_Records provided_:
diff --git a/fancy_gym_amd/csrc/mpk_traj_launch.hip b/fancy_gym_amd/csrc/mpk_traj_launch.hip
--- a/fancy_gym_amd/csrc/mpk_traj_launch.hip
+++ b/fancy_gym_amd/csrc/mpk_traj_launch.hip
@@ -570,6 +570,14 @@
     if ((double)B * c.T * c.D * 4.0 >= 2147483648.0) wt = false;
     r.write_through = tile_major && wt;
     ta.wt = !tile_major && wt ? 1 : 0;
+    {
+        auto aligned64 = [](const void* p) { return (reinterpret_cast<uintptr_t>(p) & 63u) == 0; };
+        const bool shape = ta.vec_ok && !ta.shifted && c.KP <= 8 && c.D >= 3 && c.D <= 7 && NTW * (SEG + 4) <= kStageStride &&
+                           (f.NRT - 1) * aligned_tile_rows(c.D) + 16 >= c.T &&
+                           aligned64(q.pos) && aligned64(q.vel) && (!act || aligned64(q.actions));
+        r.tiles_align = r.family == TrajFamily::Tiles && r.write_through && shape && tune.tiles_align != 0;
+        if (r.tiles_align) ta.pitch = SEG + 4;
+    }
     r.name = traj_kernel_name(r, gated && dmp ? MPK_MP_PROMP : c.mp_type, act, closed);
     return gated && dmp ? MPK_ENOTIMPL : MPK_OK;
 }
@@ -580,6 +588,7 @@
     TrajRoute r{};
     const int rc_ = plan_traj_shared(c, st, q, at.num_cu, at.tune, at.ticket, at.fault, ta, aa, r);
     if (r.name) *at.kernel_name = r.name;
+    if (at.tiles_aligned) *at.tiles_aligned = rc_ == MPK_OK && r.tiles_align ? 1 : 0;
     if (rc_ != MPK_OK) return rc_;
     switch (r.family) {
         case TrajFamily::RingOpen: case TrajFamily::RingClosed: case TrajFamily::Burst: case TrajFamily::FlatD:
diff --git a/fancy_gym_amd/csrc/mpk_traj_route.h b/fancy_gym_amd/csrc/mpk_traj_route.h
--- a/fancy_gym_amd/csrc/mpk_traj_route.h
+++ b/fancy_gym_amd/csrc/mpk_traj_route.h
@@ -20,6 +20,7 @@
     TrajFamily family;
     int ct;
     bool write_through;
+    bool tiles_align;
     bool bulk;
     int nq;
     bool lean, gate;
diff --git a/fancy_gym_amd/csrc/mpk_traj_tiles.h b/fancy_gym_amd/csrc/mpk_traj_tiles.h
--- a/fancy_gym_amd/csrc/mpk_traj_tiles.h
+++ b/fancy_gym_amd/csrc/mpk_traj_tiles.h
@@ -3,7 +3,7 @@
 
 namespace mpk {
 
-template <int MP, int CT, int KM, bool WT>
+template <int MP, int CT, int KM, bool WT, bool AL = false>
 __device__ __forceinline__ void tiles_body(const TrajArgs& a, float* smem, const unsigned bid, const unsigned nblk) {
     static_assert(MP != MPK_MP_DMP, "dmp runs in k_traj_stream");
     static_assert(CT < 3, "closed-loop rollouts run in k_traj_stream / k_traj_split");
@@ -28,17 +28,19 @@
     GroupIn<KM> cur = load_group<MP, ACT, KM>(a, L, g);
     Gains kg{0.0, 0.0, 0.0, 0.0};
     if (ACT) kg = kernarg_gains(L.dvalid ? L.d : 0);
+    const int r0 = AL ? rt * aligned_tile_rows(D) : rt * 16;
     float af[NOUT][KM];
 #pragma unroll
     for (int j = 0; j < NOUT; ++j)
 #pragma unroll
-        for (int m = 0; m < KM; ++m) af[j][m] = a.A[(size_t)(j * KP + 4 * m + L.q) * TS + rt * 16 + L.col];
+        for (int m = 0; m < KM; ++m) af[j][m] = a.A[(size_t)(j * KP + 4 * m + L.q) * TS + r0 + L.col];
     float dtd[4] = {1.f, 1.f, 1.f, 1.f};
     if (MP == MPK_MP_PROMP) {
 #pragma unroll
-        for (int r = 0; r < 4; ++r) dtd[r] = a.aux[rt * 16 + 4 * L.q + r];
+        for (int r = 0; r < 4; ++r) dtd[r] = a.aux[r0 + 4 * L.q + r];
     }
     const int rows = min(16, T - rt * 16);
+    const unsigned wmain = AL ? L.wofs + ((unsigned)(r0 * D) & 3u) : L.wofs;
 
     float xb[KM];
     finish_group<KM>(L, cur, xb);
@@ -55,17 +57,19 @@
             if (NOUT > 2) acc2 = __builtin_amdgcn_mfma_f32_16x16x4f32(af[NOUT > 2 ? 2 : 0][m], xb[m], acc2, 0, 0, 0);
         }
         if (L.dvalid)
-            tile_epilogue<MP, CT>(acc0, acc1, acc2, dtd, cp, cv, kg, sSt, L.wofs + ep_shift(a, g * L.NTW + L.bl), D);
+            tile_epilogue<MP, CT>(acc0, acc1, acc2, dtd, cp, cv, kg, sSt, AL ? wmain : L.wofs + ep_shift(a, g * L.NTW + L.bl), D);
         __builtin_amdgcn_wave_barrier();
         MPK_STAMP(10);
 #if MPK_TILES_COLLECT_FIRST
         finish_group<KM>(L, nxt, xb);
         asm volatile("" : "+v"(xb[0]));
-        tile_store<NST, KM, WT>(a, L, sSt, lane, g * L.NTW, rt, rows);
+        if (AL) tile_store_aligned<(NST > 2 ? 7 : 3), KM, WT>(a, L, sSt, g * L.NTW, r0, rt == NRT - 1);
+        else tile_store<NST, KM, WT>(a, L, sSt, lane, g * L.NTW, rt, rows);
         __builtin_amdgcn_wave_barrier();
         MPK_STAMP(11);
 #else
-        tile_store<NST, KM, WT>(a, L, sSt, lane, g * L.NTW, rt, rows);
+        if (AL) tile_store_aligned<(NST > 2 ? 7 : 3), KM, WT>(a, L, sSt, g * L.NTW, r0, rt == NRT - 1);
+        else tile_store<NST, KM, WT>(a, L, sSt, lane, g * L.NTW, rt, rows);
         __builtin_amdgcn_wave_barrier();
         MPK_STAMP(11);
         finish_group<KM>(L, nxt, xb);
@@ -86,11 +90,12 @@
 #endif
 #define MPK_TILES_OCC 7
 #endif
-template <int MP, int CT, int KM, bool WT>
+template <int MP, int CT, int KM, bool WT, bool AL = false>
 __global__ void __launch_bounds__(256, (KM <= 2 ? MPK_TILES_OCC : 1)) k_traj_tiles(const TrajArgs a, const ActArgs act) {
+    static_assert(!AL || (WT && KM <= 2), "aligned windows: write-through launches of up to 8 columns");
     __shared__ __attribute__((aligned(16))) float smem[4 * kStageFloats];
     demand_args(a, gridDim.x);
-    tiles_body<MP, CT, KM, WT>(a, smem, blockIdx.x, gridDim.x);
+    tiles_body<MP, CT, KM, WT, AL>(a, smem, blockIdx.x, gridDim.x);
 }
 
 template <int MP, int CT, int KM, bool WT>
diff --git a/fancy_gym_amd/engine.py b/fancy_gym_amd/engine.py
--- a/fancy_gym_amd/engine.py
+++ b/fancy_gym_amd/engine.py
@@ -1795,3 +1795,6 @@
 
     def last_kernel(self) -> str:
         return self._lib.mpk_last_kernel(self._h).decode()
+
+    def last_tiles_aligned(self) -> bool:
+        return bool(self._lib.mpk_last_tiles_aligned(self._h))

_What you need to do_:
Only lines holding the word "wofs" are wanted, so copy each of them from the records above.

_Response_:
+    const unsigned wmain = AL ? L.wofs + ((unsigned)(r0 * D) & 3u) : L.wofs;
-            tile_epilogue<MP, CT>(acc0, acc1, acc2, dtd, cp, cv, kg, sSt, L.wofs + ep_shift(a, g * L.NTW + L.bl), D);
+            tile_epilogue<MP, CT>(acc0, acc1, acc2, dtd, cp, cv, kg, sSt, AL ? wmain : L.wofs + ep_shift(a, g * L.NTW + L.bl), D);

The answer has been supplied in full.